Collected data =
Start of Block

# alpenlabs/dv-pari

Hardware: AMD Instinct MI355X
Metric: R1CS constraints/sec (prove) (higher is better)
Workload: dtype u32; 1 GPU; Proof::prove, synthetic dense R1CS, 2^20 constraints (BASELINE config #4); log2_constraints=20, n_wires=1048576, msm_pairs_per_proof=6291456, witness=resident in HBM, entry=dvp_prove_dev (Proof::prove with the witness resident), proofs_in_flight=1

## Files before the change

dv-pari_amd/csrc/msm_rounds.cuh:

```cuda
#pragma once
#include "common.h"
#include "k233.cuh"
#include "msm_scan.cuh"
#include "msm_reduce.cuh"

namespace dvp {

constexpr uint32_t AFF_NONE = 0xffffffffu;
constexpr uint32_t DESC_PAIR = 0x80000000u;

__global__ void __launch_bounds__(256)
k_post_sort(uint32_t* __restrict__ items, const uint32_t* __restrict__ cnt, const uint32_t* __restrict__ off , uint32_t nkeys,
            uint32_t* __restrict__ ocnt, uint32_t* __restrict__ ooff , uint32_t* __restrict__ d_max) {
  const uint32_t k = blockIdx.x * blockDim.x + threadIdx.x;
  uint32_t m = 0;
  if (k <= nkeys) {
    const uint32_t o = off[k];
    ooff[k] = o >> 1;
    if (k < nkeys) {
      const uint32_t c = cnt[k];
      if (c & 1) items[o + c] = AFF_NONE;
      ocnt[k] = (c + 1) >> 1;
      m = c;
    }
  }
  for (int o = 32; o > 0; o >>= 1) m = max(m, (uint32_t)__shfl_xor((int)m, o));
  if ((threadIdx.x & 63) == 0 && m) atomicMax(d_max, m);
}

__global__ void __launch_bounds__(SCAN_TPB) k_mscan_local(const uint32_t* __restrict__ cnt0, uint32_t m, int R, uint32_t* __restrict__ rp,
                                                          uint32_t* __restrict__ bs ) {
  __shared__ uint32_t sh[SCAN_TPB];
  const uint32_t base = blockIdx.x * SCAN_BLK + threadIdx.x * SCAN_EPT;
  uint32_t v[SCAN_EPT];
#pragma unroll
  for (int k = 0; k < SCAN_EPT; ++k) v[k] = (base + k < m) ? cnt0[base + k] : 0;
  {
    uint32_t mx = 0;
#pragma unroll
    for (int k = 0; k < SCAN_EPT; ++k) mx = max(mx, v[k]);
    for (int d = 32; d > 0; d >>= 1) mx = max(mx, (uint32_t)__shfl_xor((int)mx, d));
    if ((threadIdx.x & 63) == 0) sh[threadIdx.x >> 6] = mx;
    __syncthreads();
    if (threadIdx.x == 0) {
      for (int w = 1; w < SCAN_TPB / 64; ++w) mx = max(mx, sh[w]);
      bs[(size_t)R * gridDim.x + blockIdx.x] = mx;
    }
    __syncthreads();
  }
  for (int r = 1; r <= R; ++r) {
    uint32_t* c = rp + (size_t)(2 * (r - 1)) * ((size_t)m + 1);
    uint32_t* o = c + ((size_t)m + 1);
    uint32_t s = 0;
#pragma unroll
    for (int k = 0; k < SCAN_EPT; ++k) {
      v[k] = (v[k] + 1u) >> 1;
      s += v[k];
    }
    uint32_t tot;
    uint32_t ex = block_exclusive_scan(s, &tot, sh);
#pragma unroll
    for (int k = 0; k < SCAN_EPT; ++k) {
      if (base + k < m) {
        c[base + k] = v[k];
        o[base + k] = ex;
      }
      ex += v[k];
    }
    if (threadIdx.x == 0) bs[(size_t)(r - 1) * gridDim.x + blockIdx.x] = tot;
  }
}
__global__ void __launch_bounds__(SCAN_TPB) k_mscan_bsums(uint32_t* __restrict__ bs, uint32_t nb, uint32_t m, uint32_t* __restrict__ rp,
                                                          uint32_t* __restrict__ off0 ,
                                                          uint32_t* __restrict__ dmax ) {
  __shared__ uint32_t sh[SCAN_TPB];
  const int r = blockIdx.x + 1;
  uint32_t* row = bs + (size_t)(r - 1) * nb;
  uint32_t carry = 0;
  for (uint32_t base = 0; base < nb; base += SCAN_TPB) {
    uint32_t idx = base + threadIdx.x;
    uint32_t v = idx < nb ? row[idx] : 0;
    uint32_t tot;
    uint32_t ex = block_exclusive_scan(v, &tot, sh);
    if (idx < nb) row[idx] = ex + carry;
    carry += tot;
  }
  if (threadIdx.x == 0) {
    rp[(size_t)(2 * (r - 1) + 1) * ((size_t)m + 1) + m] = carry;
    if (r == 1 && off0) off0[m] = 2u * carry;
  }
  if (r == 1 && dmax) {
    const uint32_t* bm = bs + (size_t)gridDim.x * nb;
    uint32_t mx = 0;
    for (uint32_t i = threadIdx.x; i < nb; i += SCAN_TPB) mx = max(mx, bm[i]);
    for (int d = 32; d > 0; d >>= 1) mx = max(mx, (uint32_t)__shfl_xor((int)mx, d));
    __syncthreads();
    if ((threadIdx.x & 63) == 0) sh[threadIdx.x >> 6] = mx;
    __syncthreads();
    if (threadIdx.x == 0) {
      for (int w = 1; w < SCAN_TPB / 64; ++w) mx = max(mx, sh[w]);
      *dmax = mx;
    }
  }
}
__global__ void __launch_bounds__(SCAN_TPB) k_mscan_add(uint32_t* __restrict__ rp, const uint32_t* __restrict__ bs, uint32_t m, int R,
                                                        const uint32_t* __restrict__ cnt0, uint32_t* __restrict__ off0, uint32_t* __restrict__ items) {
  const uint32_t base = blockIdx.x * SCAN_BLK + threadIdx.x * SCAN_EPT;
  for (int r = 1; r <= R; ++r) {
    uint32_t* o = rp + (size_t)(2 * (r - 1) + 1) * ((size_t)m + 1);
    const uint32_t add = bs[(size_t)(r - 1) * gridDim.x + blockIdx.x];
    if (r == 1 && off0) {
#pragma unroll
      for (int k = 0; k < SCAN_EPT; ++k)
        if (base + k < m) {
          const uint32_t v = o[base + k] + add, c = cnt0[base + k];
          o[base + k] = v;
          off0[base + k] = 2u * v;
          if (c & 1u) items[2u * v + c] = AFF_NONE;
        }
      continue;
    }
#pragma unroll
    for (int k = 0; k < SCAN_EPT; ++k)
      if (base + k < m) o[base + k] += add;
  }
}
struct DescPlan {
  unsigned long long at[40];
};
template <int LPK, bool DENSE>
__global__ void __launch_bounds__(1024)
k_round_desc_all(const uint32_t* __restrict__ rp, uint32_t nkeys, int R, DescPlan plan, uint32_t* __restrict__ desc) {
  const uint32_t gid = blockIdx.x * blockDim.x + threadIdx.x;
  const uint32_t key = gid / LPK, lane = gid % LPK;
  if (key >= nkeys) return;
  const size_t stride = (size_t)nkeys + 1;
  for (int r0 = 1; r0 < R; r0 += 8) {
    uint32_t cr[8], o[8], oo[8], A[8];
#pragma unroll
    for (int q = 0; q < 8; ++q) {
      const int r = r0 + q;
      if (r < R) {
        const uint32_t* c = rp + (size_t)(2 * (r - 1)) * stride;
        cr[q] = c[key];
        o[q] = c[stride + key];
        oo[q] = c[3 * stride + key];
        A[q] = DENSE ? c[stride + nkeys] - c[3 * stride + nkeys] : 0u;
      } else {
        cr[q] = 0; o[q] = 0; oo[q] = 0; A[q] = 0;
      }
    }
#pragma unroll
    for (int q = 0; q < 8; ++q) {
      const int r = r0 + q;
      if (r >= R) break;
      const uint32_t nout = (cr[q] + 1) >> 1;
      uint32_t* d = desc + plan.at[r];
      if (DENSE) {
        const uint32_t npair = cr[q] >> 1, a = o[q] - oo[q];
        uint2* d2 = (uint2*)d;
        for (uint32_t j = lane; j < npair; j += LPK) d2[a + j] = make_uint2((o[q] + 2 * j) | DESC_PAIR, oo[q] + j);
        if ((cr[q] & 1u) && lane == npair % LPK) d2[A[q] + (2 * oo[q] - o[q])] = make_uint2(o[q] + cr[q] - 1, oo[q] + npair);
        continue;
      }
      for (uint32_t j = lane; j < nout; j += LPK) d[oo[q] + j] = (o[q] + 2 * j) | ((2 * j + 1 < cr[q]) ? DESC_PAIR : 0u);
    }
  }
}

template <int LPK>
__global__ void __launch_bounds__(256)
k_round_desc(const uint32_t* __restrict__ cnt, const uint32_t* __restrict__ off, const uint32_t* __restrict__ ooff ,
             uint32_t nkeys, uint32_t* __restrict__ desc) {
  const uint32_t gid = blockIdx.x * blockDim.x + threadIdx.x;
  const uint32_t key = gid / LPK, lane = gid % LPK;
  if (key >= nkeys) return;
  const uint32_t c = cnt[key], o = off[key], oo = ooff[key], nout = (c + 1) >> 1;
  for (uint32_t j = lane; j < nout; j += LPK) desc[oo + j] = (o + 2 * j) | ((2 * j + 1 < c) ? DESC_PAIR : 0u);
}

#ifndef AFF_PRIO
#define AFF_PRIO 1
#endif
#ifndef AFF_XY
#define AFF_XY 1
#endif
#ifndef AFF_NUM1
#define AFF_NUM1 1
#endif
__device__ __forceinline__ void aff_set_prio(uint32_t v) {
  switch (v % 3u) {
    case 0: __builtin_amdgcn_s_setprio(0); break;
    case 1: __builtin_amdgcn_s_setprio(1); break;
    default: __builtin_amdgcn_s_setprio(2); break;
  }
}
constexpr uint32_t AFF_BMAX = 136;
__device__ __forceinline__ uint32_t aff_slots_per_thread(uint32_t total, uint32_t cap, uint32_t bmax_bmin) {
  const uint32_t bmax = bmax_bmin & 0xffu, bmin = (bmax_bmin >> 8) & 0xffu;
  const uint32_t units = (total + cap - 1) / cap;
  const uint32_t R = (units + bmax - 1) / bmax;
  const uint32_t B = R ? (units + R - 1) / R : 1;
  return B < bmin ? bmin : B;
}
constexpr uint32_t AFF_SHARE_INV = 1u << 16;
constexpr uint32_t AFF_X_SLOT_BYTES = 2048;
constexpr uint32_t aff_exchange_bytes(uint32_t waves) { return waves == 4 ? 6 * AFF_X_SLOT_BYTES : waves == 2 ? 3 * AFF_X_SLOT_BYTES : 0; }
constexpr uint32_t AFF_INV_SPREAD = 256;
__device__ __forceinline__ void aff_x_put(uint32_t lane_addr, uint32_t slot, const Gf& v) {
  const uint32_t a = lane_addr + slot * AFF_X_SLOT_BYTES;
  gf_lds_st(a, (gf_u32x4){v.w[0], v.w[1], v.w[2], v.w[3]});
  gf_lds_st(a + 1024, (gf_u32x4){v.w[4], v.w[5], v.w[6], v.w[7]});
}
__device__ __forceinline__ Gf aff_x_get(uint32_t lane_addr, uint32_t slot) {
  const uint32_t a = lane_addr + slot * AFF_X_SLOT_BYTES;
  const gf_u32x4 lo = gf_lds_ld(a), hi = gf_lds_ld(a + 1024);
  Gf r;
  r.w[0] = lo.x; r.w[1] = lo.y; r.w[2] = lo.z; r.w[3] = lo.w;
  r.w[4] = hi.x; r.w[5] = hi.y; r.w[6] = hi.z; r.w[7] = hi.w;
  return r;
}
struct WaveTrace {
  unsigned long long* buf;
  uint32_t cap, tag;
};
struct AffSlot {
  uint32_t a, b, o;
};
template <bool FIRST, bool TRACE = false, bool DENSE = false>
__global__ void __launch_bounds__(EC_TPB) __attribute__((amdgpu_waves_per_eu(3, 3)))
k_affine_round(const Aff* __restrict__ pts, const uint2* __restrict__ desc, const uint32_t* __restrict__ total_ptr ,
               uint32_t cap, uint32_t bmax, GfSqrTables T, Gf* __restrict__ prefix, Aff* __restrict__ out, uint32_t sign_mask, WaveTrace wt) {
  extern __shared__ char lds_raw[];
  unsigned long long tr_t0 = 0, tr_c0 = 0, tr_t1 = 0, tr_t2 = 0;
  uint32_t tr_inverted = 0;
  if (TRACE) { tr_t0 = wall_clock64(); tr_c0 = clock64(); }
  GfLdsK L = gf_ldsk_init(lds_raw);
#if AFF_PRIO
  const uint32_t wslot = __builtin_amdgcn_s_getreg(((4 - 1) << 11) | 4);
#endif
  const uint32_t sm = FIRST ? sign_mask : 0u;
  auto ldx = [&](uint32_t v) -> Gf { return pts[v & ~sm].x; };
  auto ldy = [&](uint32_t v, const Gf& x) -> Gf {
    Gf y = pts[v & ~sm].y;
    if (v & sm) y = gf_add(y, x);
    return y;
  };
  const uint32_t total = *total_ptr;
  const int B = (int)aff_slots_per_thread(total, cap, bmax);
  const uint32_t nthr = (total + B - 1) / B;
  const uint32_t tid = blockIdx.x * blockDim.x + threadIdx.x;
  const bool share = (bmax & AFF_SHARE_INV) != 0 && blockDim.x > 64;
  if (share ? blockIdx.x * blockDim.x >= nthr : tid >= nthr) return;
  const bool wave_live = __builtin_amdgcn_readfirstlane(tid & ~63u) < nthr;
  const uint2 none = make_uint2(AFF_NONE, AFF_NONE);
  auto ld_desc = [&](int k) -> AffSlot {
    const uint32_t sk = (uint32_t)k * nthr + tid;
    const bool ok = k >= 0 && k < B && sk < total && tid < nthr;
    if (FIRST) {
      uint2 v = none;
      if (ok) v = desc[sk];
      return AffSlot{v.x, v.y, 0u};
    }
    const uint2 d = DENSE ? desc[ok ? sk : 0u] : make_uint2(((const uint32_t*)desc)[ok ? sk : 0u], 0u);
    const uint32_t a = d.x & ~DESC_PAIR;
    return AffSlot{ok ? a : AFF_NONE, (ok && (d.x & DESC_PAIR)) ? a + 1 : AFF_NONE, d.y};
  };
  const Gf one = gf_one();
  Gf run = one;
  if (wave_live) {
    AffSlot d0 = ld_desc(0), d1 = ld_desc(1);
    Gf xa = gf_zero(), xb = gf_zero();
    if (d0.b != AFF_NONE) { xa = ldx(d0.a); xb = ldx(d0.b); }
#if AFF_NUM1
    Gf ya = gf_zero(), yb = gf_zero();
    if (d0.b != AFF_NONE) { ya = ldy(d0.a, xa); yb = ldy(d0.b, xb); }
#endif
#pragma unroll 1
    for (int k = 0; k < B; ++k) {
#if AFF_PRIO
      aff_set_prio(wslot + (uint32_t)k);
#endif
      const AffSlot d2 = ld_desc(k + 2);
      Gf nxa = gf_zero(), nxb = gf_zero();
      if (d1.b != AFF_NONE) { nxa = ldx(d1.a); nxb = ldx(d1.b); }
#if AFF_NUM1
      Gf nya = gf_zero(), nyb = gf_zero();
      if (d1.b != AFF_NONE) { nya = ldy(d1.a, nxa); nyb = ldy(d1.b, nxb); }
#endif
      const bool pair = d0.b != AFF_NONE;
      if (!DENSE || __any(pair)) {
        Gf den = one;
#if AFF_NUM1
        Gf num = gf_zero();
        if (pair && !gf_is_zero(xa) && !gf_is_zero(xb)) {
          const Gf dd = gf_add(xa, xb), ys = gf_add(ya, yb);
          if (!gf_is_zero(dd)) { den = dd; num = ys; }
          else if (gf_is_zero(ys)) { den = xa; num = ya; }
        }
        Gf np, nrun;
        gf_mul2(num, den, run, L, np, nrun);
        if (pair) prefix[(size_t)k * nthr + tid] = np;
        run = nrun;
#else
        if (pair && !gf_is_zero(xa) && !gf_is_zero(xb)) {
          Gf dd = gf_add(xa, xb);
          if (!gf_is_zero(dd)) den = dd;
          else if (gf_eq(ldy(d0.a, xa), ldy(d0.b, xb))) den = xa;
        }
        if (pair) prefix[(size_t)k * nthr + tid] = run;
        run = gf_mul(run, den, L);
#endif
      }
      d0 = d1; d1 = d2; xa = nxa; xb = nxb;
#if AFF_NUM1
      ya = nya; yb = nyb;
#endif
    }
  }
  if (TRACE) tr_t1 = wall_clock64();
  const uint32_t W = blockDim.x >> 6, w = __builtin_amdgcn_readfirstlane(threadIdx.x >> 6);
  const uint32_t xa = L.lane_base + (W - w) * GF_LDSK_BYTES_PER_WAVE;
  const uint32_t inverting = (blockIdx.x / AFF_INV_SPREAD) & (W - 1);
  Gf inv = run;
  if (share) {
    if (TRACE) tr_inverted = w == inverting ? 3u : 2u;
    aff_x_put(xa, w, run);
    __syncthreads();
    if (W == 4) {
      if ((w & 1u) == 0) aff_x_put(xa, 4 + (w >> 1), gf_mul(run, aff_x_get(xa, w + 1), L));
      __syncthreads();
    }
    if (w == inverting) {
      __builtin_amdgcn_s_setprio(3);
      inv = gf_mul(aff_x_get(xa, W == 4 ? 4 : 0), aff_x_get(xa, W == 4 ? 5 : 1), L);
    }
  }
  if (!share || w == inverting) inv = gf_inv_fast(inv, T, L);
  if (share) {
    if (w == inverting) {
      if (W == 4) {
        Gf ia, ib;
        gf_mul2(aff_x_get(xa, 5), aff_x_get(xa, 4), inv, L, ia, ib);
        aff_x_put(xa, 4, ia);
        aff_x_put(xa, 5, ib);
      } else {
        aff_x_put(xa, 2, inv);
      }
      __builtin_amdgcn_s_setprio(0);
    }
    __syncthreads();
    inv = gf_mul(aff_x_get(xa, W == 4 ? 4 + (w >> 1) : 2), aff_x_get(xa, w ^ 1u), L);
  }
  if (TRACE) tr_t2 = wall_clock64();
  if (wave_live) {
    AffSlot e0 = ld_desc(B - 1), e1 = ld_desc(B - 2);
    Gf px = gf_zero(), qx = gf_zero(), pre = one;
    if (e0.a != AFF_NONE) px = ldx(e0.a);
    if (e0.b != AFF_NONE) { qx = ldx(e0.b); pre = prefix[(size_t)(B - 1) * nthr + tid]; }
#if AFF_XY
    Gf py = gf_zero();
    if (e0.a != AFF_NONE) py = ldy(e0.a, px);
#if !AFF_NUM1
    Gf qy = gf_zero();
    if (e0.b != AFF_NONE) qy = ldy(e0.b, qx);
#endif
#endif
#pragma unroll 1
    for (int k = B - 1; k >= 0; --k) {
#if AFF_PRIO
      aff_set_prio(wslot + (uint32_t)k);
#endif
      const AffSlot e2 = ld_desc(k - 2);
#if AFF_XY
      Gf npx = gf_zero(), nqx = gf_zero(), npy = gf_zero(), npre = one;
      if (e1.a != AFF_NONE) { npx = ldx(e1.a); npy = ldy(e1.a, npx); }
#if AFF_NUM1
      if (e1.b != AFF_NONE) { nqx = ldx(e1.b); npre = prefix[(size_t)(k - 1) * nthr + tid]; }
#else
      Gf nqy = gf_zero();
      if (e1.b != AFF_NONE) { nqx = ldx(e1.b); nqy = ldy(e1.b, nqx); npre = prefix[(size_t)(k - 1) * nthr + tid]; }
#endif
#else
      Gf py = gf_zero();
      if (e0.a != AFF_NONE) py = ldy(e0.a, px);
#if !AFF_NUM1
      Gf qy = gf_zero();
      if (e0.b != AFF_NONE) qy = ldy(e0.b, qx);
#endif
      Gf npx = gf_zero(), nqx = gf_zero(), npre = one;
      if (e1.a != AFF_NONE) npx = ldx(e1.a);
      if (e1.b != AFF_NONE) { nqx = ldx(e1.b); npre = prefix[(size_t)(k - 1) * nthr + tid]; }
#endif
#if AFF_NUM1
      auto q_y = [&]() -> Gf { return ldy(e0.b, qx); };
#else
      auto q_y = [&]() -> Gf { return qy; };
#endif
      if (e0.a != AFF_NONE) {
        const uint32_t sidx = DENSE ? e0.o : (uint32_t)k * nthr + tid;
        Gf ox = px, oy = py;
        if (e0.b != AFF_NONE) {
          if (gf_is_zero(px)) { ox = qx; oy = q_y(); }
          else if (!gf_is_zero(qx)) {
            Gf dd = gf_add(px, qx);
            const bool same_x = gf_is_zero(dd);
            const bool dbl = same_x && gf_eq(py, q_y());
            if (same_x && !dbl) {
              ox = gf_zero(); oy = gf_zero();
            } else {
              Gf den = dbl ? px : dd;
#if AFF_NUM1
              Gf lam, inv_next;
              gf_mul2(pre, den, inv, L, lam, inv_next);
              inv = inv_next;
#else
              Gf dinv, inv_next;
              gf_mul2(pre, den, inv, L, dinv, inv_next);
              inv = inv_next;
              Gf num = dbl ? py : gf_add(py, qy);
              Gf lam = gf_mul(num, dinv, L);
#endif
              if (dbl) lam = gf_add(lam, px);
              ox = gf_add(gf_add(gf_sqr(lam), lam), dd);
              oy = gf_add(gf_add(gf_mul(gf_add(px, ox), lam, L), ox), py);
            }
          }
        }
        out[sidx].x = ox; out[sidx].y = oy;
      }
      e0 = e1; e1 = e2; px = npx; qx = nqx; pre = npre;
#if AFF_XY
      py = npy;
#if !AFF_NUM1
      qy = nqy;
#endif
#endif
    }
  }
#if AFF_PRIO
  __builtin_amdgcn_s_setprio(0);
#endif
  if (TRACE) {
    const unsigned long long t3 = wall_clock64(), c3 = clock64();
    if ((threadIdx.x & 63u) == 0) {
      const unsigned long long i = atomicAdd(wt.buf, 1ull);
      if (i < wt.cap) {
        unsigned long long* r = wt.buf + 8 + 8 * i;
        r[0] = tr_t0; r[1] = tr_t1; r[2] = tr_t2; r[3] = t3;
        r[4] = tr_c0; r[5] = c3;
        r[6] = (unsigned long long)__builtin_amdgcn_s_getreg((31 << 11) | 4) | ((unsigned long long)__builtin_amdgcn_s_getreg((31 << 11) | 20) << 32);
        r[7] = (unsigned long long)blockIdx.x | ((unsigned long long)wt.tag << 32) | ((unsigned long long)(uint32_t)B << 48) | ((unsigned long long)(threadIdx.x >> 6) << 56) |
               ((unsigned long long)tr_inverted << 60);
      }
    }
  }
}
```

End of Block

What needs to be done = Retype the entries exactly from the first line, stopping after the line with "Metric: R1CS constraints/sec".

Solution to this exercise =
# alpenlabs/dv-pari

Hardware: AMD Instinct MI355X
Metric: R1CS constraints/sec (prove) (higher is better)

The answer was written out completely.